I couldn't vote, since I haven't used Ever Clean. I've used W'sB for a year now, and I definitely recommend it. I feel very good that it's natural, so it's not as damaging to my kitties when they inhale/injest it.

The kitties aren't as enthused about it as our other clumping litter, but still do their business. W'sB clumps very well, and has minimal dust. It has a nice clean smell, but I noticed that it stinks faster than the clumping later on. Overall, I'm very satisfied with it.


----------



## Sol (Feb 20, 2003)

I've never used World's Best (it isn't available in Sweden) but I really like Ever Clean and so do my cats. One of my cats are quite finicky when it comes to litter so I won't switch litter if I don't have to.


----------



## adavis333 (Jun 9, 2004)

I was just going to start a thread about litter. Thanks!
As I understand it from your posts, World's Best clumps? We use Tidy Cats just because it's the most available and it's cheap.

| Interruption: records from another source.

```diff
@@ -230,10 +235,13 @@
     if (tid < NB) {
       const int idx = bh - tid;
       if (idx >= start) {
-        const int gid = a.sorted_gid[idx];
-        emit = a.sorted_emit[idx];
+        const uint32_t word = (uint32_t)a.sorted_gid[idx];
+        const int gid = (int)(word >> a.ordbits);
         const float4 *gp = reinterpret_cast<const float4 *>(a.geom + (inst_base + gid) * D4GS_GEOM_STRIDE);
+        const int32_t *rp = a.ordbits ? a.isect_offsets + (inst_base + gid) : a.sorted_emit + idx;
+        const int row0 = *rp;
         const float4 q0 = gp[0], q1 = gp[1];
+        emit = row0 + (int)(word & ((1u << a.ordbits) - 1u));
         sg0[tid] = q0;
         sg1[tid] = stage_conic(q1.x, q1.y, q1.z, __builtin_amdgcn_rcpf(q0.z));
         const float tau = D4GS_ALPHA_TAU(q0.z);
@@ -699,6 +707,10 @@
   static const bool use_mfma = getenv("D4GS_BWD_MFMA") != nullptr;
   if constexpr (D > 0) {
     if (!ABS && (wave_per_tile || use_mfma)) {
+      if (a.ordbits) {
+        d4gs_set_error("the reference variants of the composite backward do not take the one-call frame's packed-id lists (set D4GS_PACKED_IDS=0)");
+        return D4GS_EINVAL;
+      }
       constexpr int R = 6 + D + (DEPTH ? 1 : 0);
       a.sparse = ga.sparse = 0;
       if (wave_per_tile) {
@@ -767,6 +779,7 @@
   a.ed = dims->depth_mode == D4GS_DEPTH_ED;
   a.geom = proj->geom, a.ctab = proj->ctab, a.background = r->background;
   a.tile_offsets = proj->tile_offsets, a.sorted_gid = isect->sorted_gid, a.sorted_emit = isect->sorted_emit;
+  a.isect_offsets = proj->isect_offsets, a.ordbits = fp.packed_ids ? fp.ordbits : 0;
   a.out = r->render_colors, a.alphas = r->render_alphas, a.last_ids = r->last_ids, a.final_T = r->final_T;
   a.v_out = g->v_render_colors, a.v_alphas = g->v_render_alphas, a.isect_grad = g->isect_grad, a.live = g->isect_live;
   a.n_dev = proj->n_isect, a.cap = isect->n_isect, a.max_hint = isect->max_tile_count;
diff --git a/deblur4dgs_amd/csrc/raster_fwd.hip b/deblur4dgs_amd/csrc/raster_fwd.hip
--- a/deblur4dgs_amd/csrc/raster_fwd.hip
+++ b/deblur4dgs_amd/csrc/raster_fwd.hip
@@ -7,6 +7,7 @@
 struct RasterFwdArgs {
   int N, S, width, height, tw, th;
   int ed;
+  int ordbits;
   const float *geom;
   const float *ctab;
   const float *background;
@@ -149,7 +150,7 @@
 #pragma unroll
       for (int v = 0; v < DV; v++) scol[v] = make_float4(0.f, 0.f, 0.f, 0.f);
     } else if (tid < FB && idx < end) {
-      const int gid = a.sorted_gid[idx];
+      const int gid = (int)((uint32_t)a.sorted_gid[idx] >> a.ordbits);
       const float4 *gp = reinterpret_cast<const float4 *>(a.geom + (inst_base + gid) * D4GS_GEOM_STRIDE);
       const float4 q0 = gp[0], q1 = gp[1];
       sg0[tid] = q0;
@@ -390,6 +391,10 @@
   static const bool wave_per_tile = getenv("D4GS_FWD_WAVE_PER_TILE") != nullptr;
   static const bool quads = getenv("D4GS_FWD_QUADS") != nullptr;
   if constexpr (D > 0) {
+    if ((wave_per_tile || quads) && a.ordbits) {
+      d4gs_set_error("the reference variants of the forward composite do not take the one-call frame's packed-id lists (set D4GS_PACKED_IDS=0)");
+      return D4GS_EINVAL;
+    }
     if (wave_per_tile) {
       D4GS_LAUNCH("k_raster_fwd", (k_raster_fwd<D, DEPTH>), dim3(blocks), dim3(64), 0, stream, a);
       return d4gs_check_launch("k_raster_fwd");
@@ -437,6 +442,7 @@
   a.ed = dims->depth_mode == D4GS_DEPTH_ED;
   a.geom = proj->geom, a.ctab = proj->ctab, a.background = r->background;
   a.tile_offsets = proj->tile_offsets, a.sorted_gid = isect->sorted_gid;
+  a.ordbits = fp.packed_ids ? fp.ordbits : 0;
   a.n_dev = proj->n_isect, a.cap = isect->n_isect, a.max_hint = isect->max_tile_count;
   a.out = r->render_colors, a.alphas = r->render_alphas, a.last_ids = r->last_ids, a.final_T = r->final_T;
   a.seg_state = d4gs_seg_on(dims, isect, r) ? r->seg_state : nullptr;
```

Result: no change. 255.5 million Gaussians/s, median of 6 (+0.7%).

I've never thought twice about litter because the litter box is my partner's "job." But with getting two new kittens I agreed to start helping without it. I've noticed that ours doesn't clump and I hate that. When I lived at home I remember that the litter we used clumped up so you could just scoop out the clumps of urine. But with Tidy Cats it doesn't do that so you have a litter box full of smelly pee crystals all at the bottom. Yuck!!
How much do you pay for World's Best? I just called a pet store here and it's $24.99 for a 17lbs bag. With 4 cats that's a little more than I'm willing to spend on litter! Is there any cheaper litter that clumps?


----------



## OsnobunnieO (Jun 28, 2004)

I'm sure you can find better prices online. Right now, I'm addicted to www.epetpals.com because they have the best prices I've seen anywhere online, and the shipping isn't nearly as much as other places. I could be wrong, but I think they have World's Best 17 lb bag for like $17... not sure though.

So far, I'm getting about half and half... I guess I should have expected that. I may go to the store and flip a coin


----------



## adavis333 (Jun 9, 2004)

Cheaper online, yes...shipping is the problem. Based on the shipping that www.epetpals.com charges, I'd pay $51 in shipping for a 17lbs bag of litter. Basically I'm screwed either way!


----------



## OsnobunnieO (Jun 28, 2004)

Ohhh, I didn't notice you were in Hawaii... my bad  

I guess anything you have shipped will cost a fortune. I couldn't deal with that! I'm addicted to online shopping!


----------



## OsnobunnieO (Jun 28, 2004)

Ever Clean isn't flushable is it? I keep thinking I'll buy it because its cheaper (pretty much half as cheap everywhere I've seen) and then I see that you're not supposed to flush it. I REALLY love being able to flush the mess away and be done with it.

I guess I'll have to try World's Best.


----------



## brite (Feb 27, 2004)

If you guys try World's Best, may I suggest the new scented version... it helps to cover up scent a lot better than the original version. Right now, I'm half-half until I can get a new bag of the scented... so I go half on the World's Best and half Arm & Hammer.

I switched to World's Best b/c the clay litter seemed to not only make me sneeze, but the kitties sneeze too. So dusty! None of us could take it! The grains in World's Best are bigger than the grains in any clumping litter, so there's less little annoying tracking. Oh yeah, and it works ok with the littermaid too, if anyone was wondering 

So yes, it is a more expensive litter, but for the safety of my babies (clay litters just sound so bad for the cats, especially after all the reading I've done on the subject), and I really couldn't take the dust. Three cheers for World's Best!


----------